Шрифт:
Интервал:
Закладка:
— Де Керси, так и знал, что ты плохо кончишь! — громогласно раздалось надо мной.
— А? — я вздрогнула, и, щурясь против света, попыталась рассмотреть говорившего. — И вам доброго денечка, пан Мнишек! — я изобразила на лице идиотскую улыбку недалёкой деревенщины, узнав отца Дельки.
Пан Редзян меня, мягко говоря, недолюбливал. Конечно, он-то шляхта в куць его знает каком лохматом колене, а я, по его мнению, так — голь перекатная, примазавшаяся к любимой дочке. А ещё он терпеть не мог, когда я в его присутствии изображала глупую селянку. Я незаметно накинула конец шали на прикованную к подлокотнику руку, авось он ещё не заметил, что я арестантка.
— А шо такие люди и вдруг в таком месте? — продолжила ерничать ваша покорная слуга.
— Где пан Вильк? — вместо ответа спросил Мнишек. — Я видел, как по твоей милости уважаемого магистра волокла стража, словно татя какого.

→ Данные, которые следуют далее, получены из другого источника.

namespace {
constexpr int kGroup = 8;
constexpr int kStageCodes = 4096;
constexpr int kDigStage = 128;
constexpr int kMaxPlanes = 4;
constexpr uint32_t kPlanes012 = 0 | (1 << 2) | (2 << 4);
constexpr int kDigGroup = 1024;
template <int NPL>
struct GroupShape {
    static constexpr int kStages = NPL == 1 ? 4 : kGroup;
// ... 821 lines not shown
    }
}
template <bool kShared>
__device__ __forceinline__ void f6c_rebuild(v4f (&acc)[4][2][2], const float2 *sA, const float2 *sB, uint32_t wq,
                                            uint32_t lane, float W6, float wv) {
    float col[4], mb[4];
#pragma unroll
    for (int n = 0; n < 4; ++n) {
        const float2 b = sB[(lane & 15) + 16 * n];
        col[n] = f6c_col_term(b.x, b.y);
        mb[n] = b.y;
    }
#pragma unroll
    for (int e = 0; e < 4; ++e) {
        const float2 a = sA[16 * wq + 4 * (lane >> 4) + e];
        f6c_rebuild_row<kShared>(acc, e, f6c_row_term(W6, a.x), 2.0f * a.y, col, mb, wv);
    }
}
struct F6Site {
    const F6RowRec *row;
    const F6ColRec *col;
    const F6MinRec *rmin, *cmin;
};
template <bool kShared, bool kCounts>
__device__ __forceinline__ void f6c_rebuild_rec(v4f (&acc)[4][2][2], const F6Site &st, uint32_t wq, uint32_t lane,
                                                float wv) {
    float col[4], mb[4];
#pragma unroll
    for (int n = 0; n < 4; ++n) {
        const F6tCol &b = st.col[(lane & 15) + 16 * n].b;
        col[n] = kCounts ? b.col * wv : b.col;
        mb[n] = kCounts ? b.mb * wv : b.mb;
    }
#pragma unroll
    for (int e = 0; e < 4; ++e) {
        const F6tRow &a = st.row[16 * wq + 4 * (lane >> 4) + e].a;
        f6c_rebuild_row<kShared>(acc, e, kCounts ? a.row * wv : a.row, kCounts ? a.ma2 * wv : a.ma2, col, mb, wv);
    }
}
template <bool kShared, bool kCounts>
__device__ __forceinline__ bool f6t_any_doubt(const v4f (&acc)[4][2][2], const F6Epi &ep, const F6Site &st, float wv) {
    F6tCol cb[4];
#pragma unroll
    for (int n = 0; n < 4; ++n) cb[n] = st.col[(ep.lane & 15) + 16 * n].b;
    auto terms = [&](const F6tRow &ra, int n, int e, float &mlo) {
        float p = acc[n][0][1][e], s = acc[n][1][0][e], t = acc[n][1][1][e];
        if constexpr (kCounts)
            p *= 0.5f;
        else if constexpr (kShared)
            p *= 0.5f * wv, s *= wv, t *= wv;
        return r2_screen_terms_f6t(p, s, t, ra, cb[n], ep.thr_c, ep.E, mlo);
    };
    if (ep.okA == ~0ull && ep.okB == ~0ull && ep.ta != ep.tb) {
        int worst = -1;
        float mlo_all = INFINITY;
#pragma unroll
        for (int e = 0; e < 4; ++e) {
            const F6tRow ra = st.row[16 * ep.wq + 4 * (ep.lane >> 4) + e].a;
#pragma unroll
            for (int n = 0; n < 4; ++n) {
                float mlo;
                worst = max(worst, __float_as_int(terms(ra, n, e, mlo)));
                mlo_all = fminf(mlo_all, mlo);
            }
        }
        return worst > 0 || !(mlo_all >= ep.mloc);
    }
    bool doubt = false;
#pragma unroll
    for (int e = 0; e < 4; ++e) {
        const F6tRow ra = st.row[16 * ep.wq + 4 * (ep.lane >> 4) + e].a;
#pragma unroll
        for (int n = 0; n < 4; ++n) {
            float mlo;
            const float t1 = terms(ra, n, e, mlo);
            if (ep.valid_pair(4 * n + e) && (t1 > 0.0f || !(mlo >= ep.mloc))) doubt = true;
        }
    }
    return doubt;
}
struct F6qCol {
    float mb, col, cW;
};
template <bool kShared, bool kCounts>
__device__ __forceinline__ bool f6t_quick_skip(const v4f (&acc)[4][2][2], const F6Epi &ep, const F6Site &st,
                                               const F6qCol (&cb)[4], const F6qColMin &cm, float wv) {
    const uint32_t grp = 4 * ep.wq + (ep.lane >> 4);
    F6qAcc q;
#pragma unroll
    for (int e = 0; e < 4; ++e) {
        const F6tRow &ra = st.row[4 * grp + e].a;
        const float ma2 = ra.ma2, row = ra.row;
#pragma unroll
        for (int n = 0; n < 4; ++n) {
            float p = acc[n][0][1][e], s = acc[n][1][0][e], t = acc[n][1][1][e];
            if constexpr (kShared && !kCounts) p *= 0.5f * wv, s *= wv, t *= wv;
            f6q_pair1<kCounts>(p, s, t, ma2, row, cb[n].mb, cb[n].col, cb[n].cW, q);
            __builtin_amdgcn_sched_barrier(0);
        }
    }
    f6q_pmax<kCounts>(q);
    const F6MinRec r = st.rmin[grp];
    float mlo;
    const float t1 = f6q_lane_terms(q, F6qRowMin{r.x, r.y, r.z}, cm, ep.thr_c, ep.E, mlo);
    return __ballot(!f6q_skip(t1, mlo, ep.mloc)) == 0;
}
template <bool kShared, bool kQuick, bool kCounts>
__device__ __forceinline__ bool f6t_wave_doubt(v4f (&acc)[2][4][2][2], const F6Epi &ep0, const F6Epi &ep1,
                                               const F6Site &st, float wv, uint32_t *full) {
    if constexpr (kQuick) {
        bool full0 = true, full1 = true;
        if (ep0.ta != ep0.tb) {
            F6qCol cb[4];
#pragma unroll
            for (int n = 0; n < 4; ++n) {
                const F6ColRec &b = st.col[(ep0.lane & 15) + 16 * n];
                cb[n] = F6qCol{b.b.mb, b.b.col, b.cW};
            }
            const F6MinRec c = st.cmin[ep0.lane & 15];
            const F6qColMin cm{c.x, c.y, c.z};
            full0 = !f6t_quick_skip<kShared, kCounts>(acc[0], ep0, st, cb, cm, wv);
            full1 = !f6t_quick_skip<kShared, kCounts>(acc[1], ep1, st, cb, cm, wv);
            if ((full0 || full1) && ep0.lane == 0) atomicAdd(full, (uint32_t)full0 + (uint32_t)full1);
        }
        uint32_t lane = ep0.lane;
        asm volatile("" : "+v"(lane), "+s"(wv)::"memory");
#pragma unroll
        for (int j = 0; j < 2; ++j)
#pragma unroll
            for (int n = 0; n < 4; ++n) asm volatile("" : "+v"(acc[j][n][1][1]));
        F6Epi e0 = ep0, e1 = ep1;
        e0.lane = e1.lane = lane;
        return (full0 && f6t_any_doubt<kShared, kCounts>(acc[0], e0, st, wv)) ||
               (full1 && f6t_any_doubt<kShared, kCounts>(acc[1], e1, st, wv));
    }
    return f6t_any_doubt<kShared, kCounts>(acc[0], ep0, st, wv) || f6t_any_doubt<kShared, kCounts>(acc[1], ep1, st, wv);
}
}

template <int kFmt>
__global__ __launch_bounds__(256, 4) void pair_fp6_screen_kernel(const uint8_t *__restrict__ a6,
                                                                  const uint8_t *__restrict__ b6,
                                                                  const float2 *__restrict__ marg, float W6,
                                                                  const uint64_t *__restrict__ ok_bits,
                                                                  const uint32_t *__restrict__ tiles, uint32_t n_tiles,
                                                                  uint32_t NK, uint32_t L, uint32_t n_chunk_rows,
                                                                  float thr, OrderArgs o, ScreenArgs sc, float wv) {
    using F = F6Fmt<kFmt>;
    constexpr int kF6AStage = F::kAStage, kF6ABytes = F::kABytes, kF6Stage = F::kStage;
    __shared__ __attribute__((aligned(16))) uint8_t smem[2 * kF6Stage];
    __shared__ float2 sMarg[2 * kTile];
    __shared__ unsigned long long sMask;
    __shared__ uint32_t sBail;
    if (!sc.probe && blockIdx.x == 0 && threadIdx.x == 0) *sc.cand_work = 0u;
    const uint32_t tid = threadIdx.x, lane = tid & 63, wave = __builtin_amdgcn_readfirstlane(tid >> 6);
    const uint32_t lds = lds_addr(smem), lane16 = lane * 16;
    const uint32_t ei = sc.probe ? blockIdx.x * sc.probe_stride + blockIdx.x % sc.probe_stride : blockIdx.x;
    const uint32_t tile = ei < n_tiles ? tiles[ei] : kNoTile;
    if (tile == kNoTile) return;
    const uint32_t ta = tile >> 16, tb = tile & 0xFFFFu;
    const uint8_t *sA = a6 + (size_t)ta * NK * kF6AStage, *sB = b6 + (size_t)tb * NK * kF6BStage;
    auto issue = [&](uint32_t kb, uint32_t buf) {
        const uint32_t gb = lds + buf * kF6Stage;
        const uint8_t *a = sA + (size_t)kb * kF6AStage, *b = sB + (size_t)kb * kF6BStage;
#pragma unroll
        for (uint32_t p = wave; p < kF6Stage / 1024; p += 4)
            glds16_s(p < kF6AStage / 1024 ? a + p * 1024 : b + (p - kF6AStage / 1024) * kF6BBytes, lane16, gb + p * 1024);
    };
    issue(0, 0);
    if (tid < 2 * kTile) sMarg[tid] = marg[(tid < kTile ? ta : tb) * kTile + (tid & (kTile - 1))];
    if (tid == 0) {
        uint32_t v = 0;
        if (sc.bail) {
            const unsigned cc = __hip_atomic_load(sc.cand_count, __ATOMIC_RELAXED, __HIP_MEMORY_SCOPE_AGENT);
            v = cc > sc.bail ? ((cc & kAbandonBit) ? 2u : 1u) : 0u;
        }
        sBail = v;
    }
    asm volatile("s_waitcnt lgkmcnt(0)" ::: "memory");
    const uint64_t okA = ok_bits[ta], okB = ok_bits[tb];
    v4f acc[4][2][2];
#pragma unroll
    for (int n = 0; n < 4; ++n)
#pragma unroll
        for (int x = 0; x < 2; ++x)
#pragma unroll
            for (int y = 0; y < 2; ++y) acc[n][x][y] = v4f{0.0f, 0.0f, 0.0f, 0.0f};
    uint32_t buf = 0;
    for (uint32_t kb = 0; kb < NK; ++kb) {
        asm volatile("s_waitcnt vmcnt(0)" ::: "memory");
        __builtin_amdgcn_s_barrier();
        asm volatile("" ::: "memory");
        if (kb == 0 && sBail) {
            if (tid == 0 && sBail == 1) {
                atomicOr(sc.cand_count, kAbandonBit);
                atomicOr(sc.cand_buckets, kAbandonBit);
            }
            asm volatile("s_waitcnt vmcnt(0)" ::: "memory");
            return;
        }
        if (kb + 1 < NK) issue(kb + 1, buf ^ 1);
        const uint8_t *g = smem + buf * kF6Stage;
        v8i ai, am;
        f6_ld_rows<kFmt>(g + wave * kF6ABytes, lane, ai, am);
#pragma unroll
        for (int n = 0; n < 4; ++n)
            f6_block_mfma<F::kCbsz>(acc[n], ai, am, f6_ldb(g + kF6AStage + n * kF6BBytes, lane));
        asm volatile("s_waitcnt lgkmcnt(0)" ::: "memory");
        buf ^= 1;
    }
    f6c_rebuild<F::kShared>(acc, sMarg, sMarg + kTile, wave, lane, W6, wv);
    const F6Epi ep{ta, tb, wave, lane, okA, okB, 2.0f * sc.Rf, thr * (1.0f - 0x1p-7f), sc.E, sc.mloc};
    const bool cand = ep.any(acc);
    if (sc.probe) {
        const bool any = __syncthreads_or(cand);
        if (tid == 0) {
            if (any) atomicAdd(sc.probe, 1u);
            atomicAdd(sc.probe + 1, 1u);
        }
        return;
    }
    if (tid == 0) sMask = 0ull;
    if (__syncthreads_or(cand)) {
        const unsigned mk = ep.blocks(acc);
        if (mk) atomicOr(&sMask, (unsigned long long)mk);
        __syncthreads();
        screen_verdict((uint32_t)sMask, ta, tb, tid, n_chunk_rows, o, sc);
    } else {
        screen_verdict(0u, ta, tb, tid, n_chunk_rows, o, sc);
    }
}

— И шо, как где-то течь, так сразу я?! Откель же мне знать де пан чародей делся. Може, он с паном капитаном пиво потребляет, али ещё какие жидкости непользительные.
Мнишека-старшего передёрнуло, словно я сморозила полную непристойность. Хозяин кипелленской верфи едва сдержался, чтобы презрительно не сплюнуть на пол.

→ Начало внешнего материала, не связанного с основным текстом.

# ambonvik/cimba

Measured on NVIDIA H100. Metric: M/M/1 simulated events/sec (FEL pops/s), higher is better.
Workload: dtype f64

## Files before the change

cimba_b200/_lib.py:

```python
from __future__ import annotations

import ctypes as C
from pathlib import Path

import os

LIB_PATH = Path(os.environ.get("CIMBA_B200_LIB") or
                Path(__file__).resolve().parent / "lib" / "libcimba_b200.so")

NO_FIELD = C.c_size_t(-1).value

MODEL_MM1, MODEL_GG1, MODEL_MMC, MODEL_GUARDED, MODEL_PREEMPT, MODEL_BUFFER, MODEL_PRIOQ, MODEL_HOLD, MODEL_TIMERS, MODEL_MM1_RECORDED, MODEL_HARBOR, MODEL_GUARDED_RECORDED, MODEL_BUFFER_RECORDED, MODEL_PRIOQ_RECORDED, MODEL_RESOURCE_RECORDED, MODEL_AWACS = 0, 1, 2, 3, 4, 5, 6, 7, 8, 9, 10, 11, 12, 13, 14, 15
MODEL_RENEGE, MODEL_POOL_RECORDED, MODEL_TUTORIAL1, MODEL_PARK, MODEL_TUTORIAL2, MODEL_USER_BASE, VARIANT_GENERAL, VARIANT_STATIC = 16, 18, 19, 20, 21, 1000, 16, 17
MAP_LANE, MAP_WARP = 1, 32

OK, EINVAL, ENODEVICE, ECUDA, ETRIAL, ENOMEM = 0, -1, -2, -3, -4, -5


class DeviceJob(C.Structure):
    _fields_ = [
        ("model", C.c_int32), ("servers", C.c_int32), ("mapping", C.c_int32), ("variant", C.c_int32),
        ("master_seed", C.c_uint64), ("first_trial", C.c_uint64),
        ("num_trials", C.c_uint64), ("num_objects", C.c_uint64),
        ("arr_mean", C.c_void_p), ("srv_mean", C.c_void_p),
        ("events", C.c_void_p), ("objects", C.c_void_p),
        ("t_end", C.c_void_p), ("sum_wait", C.c_void_p),
        ("status", C.c_void_p), ("max_queue", C.c_void_p), ("counters", C.c_void_p),
        ("workspace", C.c_void_p), ("workspace_bytes", C.c_uint64),
        ("trace_cap", C.c_uint64), ("trace_key", C.c_void_p), ("trace_time", C.c_void_p),
        ("queue_spill_cap", C.c_uint32), ("reserved0", C.c_uint32), ("diag", C.c_void_p),
        ("params", C.POINTER(C.c_double)), ("num_params", C.c_uint32), ("reserved1", C.c_uint32),
    ]


class AwacsTerrain(C.Structure):
    _fields_ = [("map", C.c_void_p), ("cols", C.c_uint32), ("rows", C.c_uint32),
                ("x_scale", C.c_float), ("y_scale", C.c_float),
                ("x_min", C.c_float), ("x_max", C.c_float), ("y_min", C.c_float), ("y_max", C.c_float)]


THREAD_INIT_FUNC = C.CFUNCTYPE(C.c_void_p, C.c_void_p, C.c_uint64)
THREAD_EXIT_FUNC = C.CFUNCTYPE(None, C.c_void_p)


class Experiment(C.Structure):
    _fields_ = [
        ("model", C.c_int32), ("servers", C.c_int32), ("mapping", C.c_int32), ("device", C.c_int32),
        ("variant", C.c_int32), ("queue_spill_cap", C.c_uint32),
        ("master_seed", C.c_uint64), ("first_trial", C.c_uint64), ("num_objects", C.c_uint64),
        ("off_arr_mean", C.c_size_t), ("off_srv_mean", C.c_size_t),
        ("off_obj_cnt", C.c_size_t), ("off_sum_wait", C.c_size_t), ("off_avg_wait", C.c_size_t),
        ("off_events", C.c_size_t), ("off_t_end", C.c_size_t), ("off_status", C.c_size_t),
        ("off_max_queue", C.c_size_t), ("off_counters", C.c_size_t),
        ("params", C.POINTER(C.c_double)), ("num_params", C.c_uint32), ("reserved", C.c_uint32),
    ]


class DataSummaryStruct(C.Structure):
    _fields_ = [
        ("cookie", C.c_uint64), ("count", C.c_uint64),
        ("min", C.c_double), ("max", C.c_double),
        ("m1", C.c_double), ("m2", C.c_double), ("m3", C.c_double), ("m4", C.c_double),
    ]


class WtdSummaryStruct(C.Structure):
    _fields_ = [("base", DataSummaryStruct), ("wsum", C.c_double)]


SYMBOLS = {
    "cimba_b200_workspace_bytes": (C.c_uint64, [C.POINTER(DeviceJob)]),
    "cimba_b200_launch": (C.c_int, [C.POINTER(DeviceJob), C.c_void_p]),
    "cimba_b200_launch_count": (C.c_uint64, []),
    "cimba_b200_summarize": (C.c_int, [C.c_void_p, C.c_void_p, C.c_uint64, C.c_void_p, C.c_void_p]),
    "cimba_b200_run_experiment": (C.c_int, [C.c_void_p, C.c_uint64, C.c_size_t, C.POINTER(Experiment)]),
    "cimba_b200_release_cache": (None, []),
    "cimba_b200_run_experiment_all_gpus": (C.c_int, [C.c_void_p, C.c_uint64, C.c_size_t, C.POINTER(Experiment),
                                                     C.c_int]),
    "cimba_b200_awacs_set_terrain": (C.c_int, [C.POINTER(AwacsTerrain)]),
    "cimba_b200_awacs_upload_terrain": (C.c_int, [C.POINTER(AwacsTerrain)]),
    "cimba_b200_set_thread_hooks": (None, [C.c_void_p, C.c_void_p, C.c_void_p]),
    "cimba_b200_thread_context": (C.c_void_p, []),
    "cimba_b200_datasummary_initialize": (None, [C.POINTER(DataSummaryStruct)]),
    "cimba_b200_datasummary_add": (C.c_uint64, [C.POINTER(DataSummaryStruct), C.c_double]),
    "cimba_b200_datasummary_merge": (C.c_uint64, [C.POINTER(DataSummaryStruct)] * 3),
    "cimba_b200_datasummary_mean": (C.c_double, [C.POINTER(DataSummaryStruct)]),
    "cimba_b200_datasummary_variance": (C.c_double, [C.POINTER(DataSummaryStruct)]),
    "cimba_b200_datasummary_stddev": (C.c_double, [C.POINTER(DataSummaryStruct)]),
    "cimba_b200_datasummary_count": (C.c_uint64, [C.POINTER(DataSummaryStruct)]),
    "cimba_b200_datasummary_max": (C.c_double, [C.POINTER(DataSummaryStruct)]),
    "cimba_b200_datasummary_min": (C.c_double, [C.POINTER(DataSummaryStruct)]),
    "cimba_b200_datasummary_skewness": (C.c_double, [C.POINTER(DataSummaryStruct)]),
    "cimba_b200_datasummary_kurtosis": (C.c_double, [C.POINTER(DataSummaryStruct)]),
    "cimba_b200_datasummary_print": (None, [C.POINTER(DataSummaryStruct), C.c_void_p, C.c_int]),
    "cimba_b200_summarize_weighted": (C.c_int, [C.c_void_p, C.c_void_p, C.c_uint64, C.c_void_p, C.c_void_p]),
    "cimba_b200_merge_weighted_rows": (C.c_int, [C.c_void_p, C.c_uint64, C.c_void_p, C.c_void_p]),
    "cimba_b200_wtdsummary_initialize": (None, [C.POINTER(WtdSummaryStruct)]),
    "cimba_b200_wtdsummary_add": (C.c_uint64, [C.POINTER(WtdSummaryStruct), C.c_double, C.c_double]),
    "cimba_b200_wtdsummary_merge": (C.c_uint64, [C.POINTER(WtdSummaryStruct)] * 3),
    "cimba_b200_wtdsummary_mean": (C.c_double, [C.POINTER(WtdSummaryStruct)]),
    "cimba_b200_wtdsummary_variance": (C.c_double, [C.POINTER(WtdSummaryStruct)]),
    "cimba_b200_wtdsummary_stddev": (C.c_double, [C.POINTER(WtdSummaryStruct)]),
    "cimba_b200_wtdsummary_skewness": (C.c_double, [C.POINTER(WtdSummaryStruct)]),
    "cimba_b200_wtdsummary_kurtosis": (C.c_double, [C.POINTER(WtdSummaryStruct)]),
    "cimba_b200_wtdsummary_print": (None, [C.POINTER(WtdSummaryStruct), C.c_void_p, C.c_int]),
    "cimba_b200_fmix64": (C.c_uint64, [C.c_uint64, C.c_uint64]),
    "cimba_b200_rng_draws": (C.c_int, [C.c_uint64, C.c_int, C.c_double, C.c_double,
                                       C.c_uint64, C.c_void_p, C.c_void_p]),
    "cimba_b200_rng_draws_ex": (C.c_int, [C.c_uint64, C.c_int, C.POINTER(C.c_double), C.c_uint32,
                                          C.c_uint64, C.c_void_p, C.c_void_p]),
    "cimba_b200_alias_create": (C.c_int, [C.c_uint32, C.POINTER(C.c_double), C.POINTER(C.c_uint64),
                                          C.POINTER(C.c_uint32)]),
    "cimba_b200_model_load": (C.c_int, [C.c_char_p]),
    "cimba_b200_model_name": (C.c_char_p, [C.c_int]),
    "cimba_b200_version": (C.c_char_p, []),
    "cimba_b200_last_error": (C.c_char_p, []),
    "cimba_b200_device_count": (C.c_int, []),
}


def load() -> C.CDLL:
    if not LIB_PATH.exists():
        raise ImportError(
            f"{LIB_PATH} is missing: build it with `python -c 'import __graft_entry__ as g; g.build()'` "
            "(nvcc, sm_90a). cimba_b200 has no CPU fallback.")
    lib = C.CDLL(str(LIB_PATH))
    for name, (res, args) in SYMBOLS.items():
        fn = getattr(lib, name)
        fn.restype = res
        fn.argtypes = args
    return lib
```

— Лучше бы я тебя в музей устроил, чем Ничека. Глядишь, и упырь бы тобою подавился, и парень бы жив остался! — в сердцах буркнул пан Редзян, развернулся на каблуках и исчез в коридоре управления.
Я лишь мрачно хмыкнула ему в спину. Три года назад при музее открылась вакансия реставратора, на которую претендовали двое выпускников — я и Юзеф Ничек. А поскольку главным меценатом музейного дома был Мнишек, и решающее слово оставалось за ним, то теплое местечко реставратора мне не светило. К тому же Юзеф тогда ухлёстывал за Делькой, а мне оставалось только бродить по улицам, глотая жгучие слёзы обиды. Тогда, я едва не сбила с ног Врочека, вышедшего к двери повесить объявление о найме младшего книгопродавца. В тот же день я устроилась в книжную лавку.

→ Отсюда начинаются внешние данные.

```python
class EncoderStackFn(torch.autograd.Function):

    @staticmethod
    def forward(ctx, xs, in_g, in_b, h0, c0, reductions, flags, drop, *params):
        assert len(params) % 6 == 0
        layers = [params[i:i + 6] for i in range(0, len(params), 6)]
        x = xs.contiguous()
        if x.dtype not in (F32, BF16):
            x = x.float()
        needs_bwd = any(ctx.needs_input_grad)
        plan = _Plan(x, (in_g, in_b), layers, list(reductions), h0, c0,
                     (FLAGS if flags is None else flags) | (0 if needs_bwd else INFERENCE), drop)
        with ops.timed("enc_stack_fwd_T%d_L%d" % (x.shape[1], len(layers))):
            plan.forward()
        hN, cN = plan.final_states()
        out, plan.out = plan.out, None
        ctx.plan = plan
        ctx.params = params
        ctx.in_norm = (in_g, in_b)
        ctx.mark_non_differentiable(hN, cN)
        return out, hN, cN

    @staticmethod
    def backward(ctx, dout, _dh, _dc):
        plan = ctx.plan
        if plan is None:
            raise RuntimeError("edgedict_amd: the encoder stack's saved activations were consumed "
                               "by a previous backward (retain_graph is not supported)")
        ctx.plan = None
        if dout.dtype != BF16:
            dout = dout.to(BF16)
        with ops.timed("enc_stack_bwd_T%d_L%d" % (plan.T0, plan.L)):
            trainable = all(ctx.needs_input_grad[1:3]) and all(ctx.needs_input_grad[8:])
            res = plan.backward(dout, ctx.params, ctx.in_norm, trainable)
        if res is None:
            return (None,) * (8 + len(ctx.params))
        dig, dib, grads = res
        out = [None, dig, dib, None, None, None, None, None]
        for gb in grads:
            out += [gb["dW_ih"], gb["dW_hh"], gb["db"], gb["db"].clone(), gb["dgamma"], gb["dbeta"]]
        return tuple(out)


def schedule(T0, I0, H, reductions, B=64, chunk=None, backward=False, lag=0, flags=0, grads_final=None):
    import numpy as np
    lib = _lib.load()
    L = len(reductions)
    chunk = chunk or CHUNK
    layers = (StackLayer * L)()
    dummy = ctypes.c_void_p(0x1000)
    fdummy = ctypes.cast(dummy, _fp)
    T, I = T0, I0
    Ts = []
    for l in range(L):
        y = layers[l]
        y.T, y.I, y.reduce, y.residual = T, I, reductions[l], 1 if l > 0 else 0
        for name, typ in StackLayer._fields_[4:]:
            if typ in (_vp, _fp):
                setattr(y, name, fdummy if typ is _fp else dummy)
        y.drop_p, y.drop_seed = 0.0, 0
        Ts.append(T)
        T = (T + reductions[l] - 1) // reductions[l]
        I = H
    d = StackDesc()
    d.B, d.H, d.L, d.chunk, d.lag, d.split_k, d.flags, d.eps = B, H, L, chunk, lag, 0, flags, 1e-5
    d.layers = layers
    d.x, d.x_dtype, d.T0, d.I0 = dummy, 1, T0, I0
    for name in ("in_gamma", "in_beta", "in_mean", "in_rstd", "d_in_gamma", "d_in_beta"):
        setattr(d, name, fdummy)
    d.h0 = d.c0 = None
    d.out = d.dout = d.ws = dummy
    d.ws_bytes = 1 << 62
    cb = None
    if grads_final is not None:
        cb = GRADS_FINAL_CB(lambda layer, _user: grads_final(layer))
        d.grads_final = ctypes.cast(cb, ctypes.c_void_p).value
    f0 = 1
    for r in reductions:
        f0 *= r
    fl, f = [], f0
    for l in range(L):
        fl.append(f)
        f //= reductions[l]
    nch = [(Ts[l] + chunk * fl[l] - 1) // (chunk * fl[l]) for l in range(L)]
    steps = np.full(sum(Ts), -2, dtype=np.int32)
    enq = np.full(sum(nch), -2, dtype=np.int32)
    nl, ms = ctypes.c_int32(0), ctypes.c_int32(0)
    rc = lib.edgedict_stack_schedule(ctypes.byref(d), 1 if backward else 0,
                                     steps.ctypes.data_as(ctypes.c_void_p), enq.ctypes.data_as(ctypes.c_void_p),
                                     ctypes.byref(nl), ctypes.byref(ms))
    _lib.check(rc, "stack_schedule")
    so = np.cumsum([0] + Ts)
    co = np.cumsum([0] + nch)
    return ([steps[so[l]:so[l + 1]] for l in range(L)], [enq[co[l]:co[l + 1]] for l in range(L)],
            int(nl.value), int(ms.value))
```

include/edgedict_hip.h:

```cpp
#ifndef EDGEDICT_HIP_H
#define EDGEDICT_HIP_H

#include <stddef.h>
#include <stdint.h>

#ifdef __cplusplus
extern "C" {
#endif

#define EDGEDICT_ABI_VERSION 1

#define ED_OK 0
#define ED_ERR_INVALID (-1)
#define ED_ERR_LAUNCH (-2)

#define ED_F32 0
#define ED_BF16 1

const char* edgedict_last_error(void);
int edgedict_abi_version(void);
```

Из личных записок Бальтазара Вилька, мага-припоя ночной стражи
— Как освобождают? — удивился я.
Обычно стража не торопилась отпускать задержанных, мало ли что. Даже Марек перестал кружить в углу, прислушиваясь. Мне показалось, что у него наступило прояснение, но ненадолго. Он неожиданно взвыл и, потрясая руками, пустился в пляс. Притопывал, хлопал руками и кричал:
— Люсюсенька! Люсюсюсенька!
— Ммм… Ыыыы…— простонал неподозрительный тип.
— Тихо там! — рявкнул стражник. — На выход, пан Вильк.
— А остальные? — недовольно спросил я, протягивая, закованные в противомагические наручи, руки.
Огромные железные рукавицы полностью скрывали ладони, а длинные шипы мешали прислонять их к себе. Они впитывали любое сотворённое заклятье и превращали его в «голодные чары», которые с мерзким чмоканьем принимались за пожирание пальцев.
Стражник прицепил к кольцу между наручами специальный крюк на длинной палке и повёл меня по коридору. Четверо Пресветлых, какой позор! Магистра Ночной стражи тащили, как бестолкового щенка на сворке. Могли бы сразу снять эту пакость, а не вести через всё отделение на потеху служащим, некоторые из них знали меня в лицо. Не иначе, местный капитан удружил. Были у нас трения по одному делу пару лет назад, тогда зодчекские стражи с плеском сели в лужу, не без моей помощи.
— Пока поручились только за вас. Если капитан прикажет, отпустим остальных. Коль вы магистр Ночной стражи, то должны знать правила.
Я кивнул. Правила мне хорошо известны.
Мы поднялись из подземелья на первый этаж, и пошли по темному коридору. Встречные сыщики смотрели на меня с плохо скрываемым презрением. Еще бы! Такой повод поглумиться — сам Бальтазар Вильк закованный в противомагические наручи. Еще никогда не чувствовал себя на другой стороне. Странное ощущение, вчера был первым героем, а сегодня едва ли не последний злодей. Я встряхнул головой. Что за чушь лезет в голову? Стоит только вспомнить о проклятии, и я окончательно теряю самообладание.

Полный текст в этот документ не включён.